Sun, Apr 09, 2017 - Page 14 News List

Gold rallies on haven demand as US missiles hit Syria


Gold rallied to the highest in almost five months after the US launched a missile strike against Syrian President Bashar al-Assad’s regime.

The metal was supported by a report that showed the US economy added fewer jobs than economists expected.

Spot gold climbed as much as 1.5 percent to US$1,270.87 an ounce in New York, the highest intraday since Nov. 10 last year, and broke through the 200-day moving price average, indicating upward momentum.

Bullion later pared gains as traders looked past the geopolitical situation and the flight to quality eased.

The decision to strike Syria marks a reversal for US President Donald Trump, who during his campaign faulted past US presidents for getting embroiled in conflicts in the Middle East.

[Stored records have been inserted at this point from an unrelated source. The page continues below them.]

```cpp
static inline int grid_for(int64_t work_items, int per_block, int cap = 8192) {
    int64_t g = (work_items + per_block - 1) / per_block;
    if (g < 1) g = 1;
    if (g > cap) g = cap;
    return static_cast<int>(g);
}

}
```

vqvae_amd/csrc/jvp.hip:

```cpp
#include "geo_common.h"

#include <cmath>
#include <cstdlib>
#include <type_traits>
#include <vector>

namespace {

constexpr int TS = 32;
constexpr int NC = 128;
constexpr int MAX_BLOCKS = 4;
constexpr int FRONT_MAX_N1 = 1024;
constexpr int BACK_TS = 8;

typedef float f32x16 __attribute__((ext_vector_type(16)));
typedef __bf16 bf16x8 __attribute__((ext_vector_type(8)));
typedef unsigned short u16x8 __attribute__((ext_vector_type(8)));

struct Shape {
    int d, c0, c1, c2, co, s_out, pad3, p_out;
    int n1, n2;
    int opix_per_chunk, n_chunks;
};

// ... 31 lines not shown
        else b01[n] = (float)(s + (double)b1[co]);
    }
}

__global__ __launch_bounds__(256) void pack_mid_kernel(const float *__restrict__ w2, int c1, int c2, ChunkTable tab,
                                                      int n_chunks, int opix_per_chunk, float *__restrict__ B2p) {
    const size_t per_blk = (size_t)c1 * NC;
    const size_t total = (size_t)n_chunks * MAX_BLOCKS * per_blk;
    for (size_t i = (size_t)blockIdx.x * blockDim.x + threadIdx.x; i < total; i += (size_t)gridDim.x * blockDim.x) {
        const int col = (int)(i % NC);
        const int ci = (int)((i / NC) % c1);
        const int blk = (int)((i / per_blk) % MAX_BLOCKS);
        const int ch = (int)(i / (per_blk * MAX_BLOCKS));
        float v = 0.0f;
        const int lo = col / c2, co = col % c2;
        if (blk < tab.nblk[ch] && lo < opix_per_chunk) {
            const int op = tab.opix[ch][lo], ip = tab.ipix[ch][blk];
            const int ky = (op >> 2) + 1 - 2 * (ip >> 1), kx = (op & 3) + 1 - 2 * (ip & 1);
            if (ky >= 0 && ky < 4 && kx >= 0 && kx < 4) v = w2[(((size_t)ci * c2 + co) * 4 + ky) * 4 + kx];
        }
        B2p[i] = v;
    }
}

__global__ __launch_bounds__(256) void pack_back_kernel(const float *__restrict__ w3, int c2, int co_n,
                                                       float *__restrict__ W3p) {
    const int total = 16 * co_n * c2;
    for (int i = blockIdx.x * blockDim.x + threadIdx.x; i < total; i += gridDim.x * blockDim.x) {
        const int ci = i % c2, co = (i / c2) % co_n, t = i / (c2 * co_n);
        W3p[i] = w3[(((size_t)ci * co_n + co) * 4 + (t >> 2)) * 4 + (t & 3)];
    }
}

template <int DMAX>
__global__ __launch_bounds__(256) void front_kernel(const float *__restrict__ z, const int32_t *__restrict__ src,
                                                   const int32_t *__restrict__ dst, const float *__restrict__ z_start,
                                                   const float *__restrict__ z_end, int64_t e_base, int64_t n_edges,
                                                   int batch, int tiles_per_group, int d, int n1,
                                                   const float *__restrict__ M01, const float *__restrict__ b01,
                                                   float *__restrict__ pre, float *__restrict__ tpre,
                                                   double *__restrict__ partial, int want_stats, int unit_d = 0) {
    __shared__ __attribute__((aligned(8))) float zp[DMAX][TS];
    __shared__ __attribute__((aligned(8))) float dz[DMAX][TS];
    typedef float f32x2 __attribute__((ext_vector_type(2)));
    __shared__ int valid_s[TS];
    __shared__ double ps[FRONT_MAX_N1][4];
    const int tile = blockIdx.x;
    const int group = tile / tiles_per_group, tg = tile % tiles_per_group;
    const int chunk = group >> 1, side = group & 1;
    for (int i = threadIdx.x; i < TS * d; i += 256) {
        const int s = i / d, k = i % d;
        const int within = tg * TS + s;
        const int64_t e = e_base + (int64_t)chunk * batch + within;
        float a = 0.f, b = 0.f;
        const bool ok = within < batch && e < n_edges;
        if (ok) {
            if (src) {
                a = z[(int64_t)src[e] * d + k];
                b = z[(int64_t)dst[e] * d + k];
            } else {
                a = z_start[e * d + k];
                b = z_end[e * d + k];
            }
        }
        zp[k][s] = side == 0 ? a : b;
        dz[k][s] = unit_d ? ((ok && k == (int)(e % unit_d)) ? 1.f : 0.f) : b - a;
        if (k == 0) valid_s[s] = ok ? 1 : 0;
    }
    for (int i = threadIdx.x; i < TS * (DMAX - d); i += 256) {
        const int s = i / (DMAX - d), k = d + i % (DMAX - d);
        zp[k][s] = 0.f;
        dz[k][s] = 0.f;
    }
    __syncthreads();
    const size_t slot0 = (size_t)tile * TS;
    for (int n = threadIdx.x; n < n1; n += 256) {
        float m[DMAX];
#pragma unroll
        for (int k = 0; k < DMAX; ++k) m[k] = k < d ? M01[(size_t)k * n1 + n] : 0.f;
        const float bias = b01[n];
        double sx = 0, sxx = 0, st = 0, sxt = 0;
        for (int s = 0; s < TS; s += 2) {
            f32x2 x2 = {bias, bias}, t2 = {0.f, 0.f};
#pragma unroll
            for (int k = 0; k < DMAX; ++k) {
                const f32x2 mk = {m[k], m[k]};
                x2 = __builtin_elementwise_fma(*reinterpret_cast<const f32x2 *>(&zp[k][s]), mk, x2);
                t2 = __builtin_elementwise_fma(*reinterpret_cast<const f32x2 *>(&dz[k][s]), mk, t2);
            }
#pragma unroll
            for (int u = 0; u < 2; ++u) {
                const float x = u ? x2.y : x2.x, t = u ? t2.y : t2.x;
                pre[(slot0 + s + u) * n1 + n] = x;
                tpre[(slot0 + s + u) * n1 + n] = t;
                if (valid_s[s + u]) {
                    sx += x; sxx += (double)x * x; st += t; sxt += (double)x * t;
                }
            }
        }
        if (want_stats) { ps[n][0] = sx; ps[n][1] = sxx; ps[n][2] = st; ps[n][3] = sxt; }
    }
    if (want_stats) {
        __syncthreads();
        const int c1 = n1 / 4;
        for (int c = threadIdx.x; c < c1; c += 256) {
            double a0 = 0, a1 = 0, a2 = 0, a3 = 0;
#pragma unroll
            for (int px = 0; px < 4; ++px) { a0 += ps[px * c1 + c][0]; a1 += ps[px * c1 + c][1]; a2 += ps[px * c1 + c][2]; a3 += ps[px * c1 + c][3]; }
            double *p = partial + ((size_t)tile * c1 + c) * 4;
            p[0] = a0; p[1] = a1; p[2] = a2; p[3] = a3;
        }
    }
}
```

US Secretary of State Rex Tillerson told reporters that “steps are under way” to mobilize a coalition to remove al-Assad, a Russian ally.

The US attack was condemned as an “act of aggression against a sovereign state” by Russian President Vladimir Putin.

“There’s clearly an element of risk aversion in the market, so you have buying of gold,” said Georgette Boele, a currency strategist at ABN Amro Bank NV in Amsterdam. The metal has been close to the 200-day moving average for some time and “needed something like this to break through.”

The US action followed a gas attack in Syria’s Idlib province on Tuesday.

Announcing the strike, Trump said: “There can be no dispute that Syria used banned chemical weapons.”

Syria has denied responsibility.

Miners were boosted by the rise in gold, with Randgold Resources Ltd climbing 4.3 percent in London, while AngloGold Ashanti Ltd, the world’s third-largest miner of the metal, climbed 3.8 percent and Gold Fields Ltd rose 6.3 percent in Johannesburg.

The US economy last month added 98,000 jobs, trailing the 180,000 median forecast in a Bloomberg survey of economists, a government report showed on Friday.

The employment data comes at the end of a week when strong private payrolls data and weak automaker sales gave conflicting signals on the strength of the US economy.

“We saw a further move higher on the disappointing payrolls number,” said Brad Yates, head of trading for Elemetal LLC, one of the biggest US gold refiners.

“You’ve got people doing safe-haven seeking. Gold broke through its 200-day moving average. That has some shorts covering and potentially a new leg higher,” Yates said.

Gold futures for June delivery rose 0.3 percent to settle at US$1,257.30 on the Comex. The contract is up 5 percent for the week. Gold has climbed 9.2 percent this year.

“The situation in Syria continues to deteriorate, with news of a US missile strike,” Australian Bullion Co chief economist Jordan Eliseo said in an e-mail. “It’s no surprise for gold to catch an immediate safe-haven bid.”

Other metals:

Silver fell on the Comex, while platinum increased and palladium declined on the New York Mercantile Exchange.

Iron ore with 62 percent content in Qingdao fell 6.8 percent to US$75.45 per dry tonne, entering a bear market after declining more than 20 percent from a Feb. 21 peak, according to Metal Bulletin Ltd.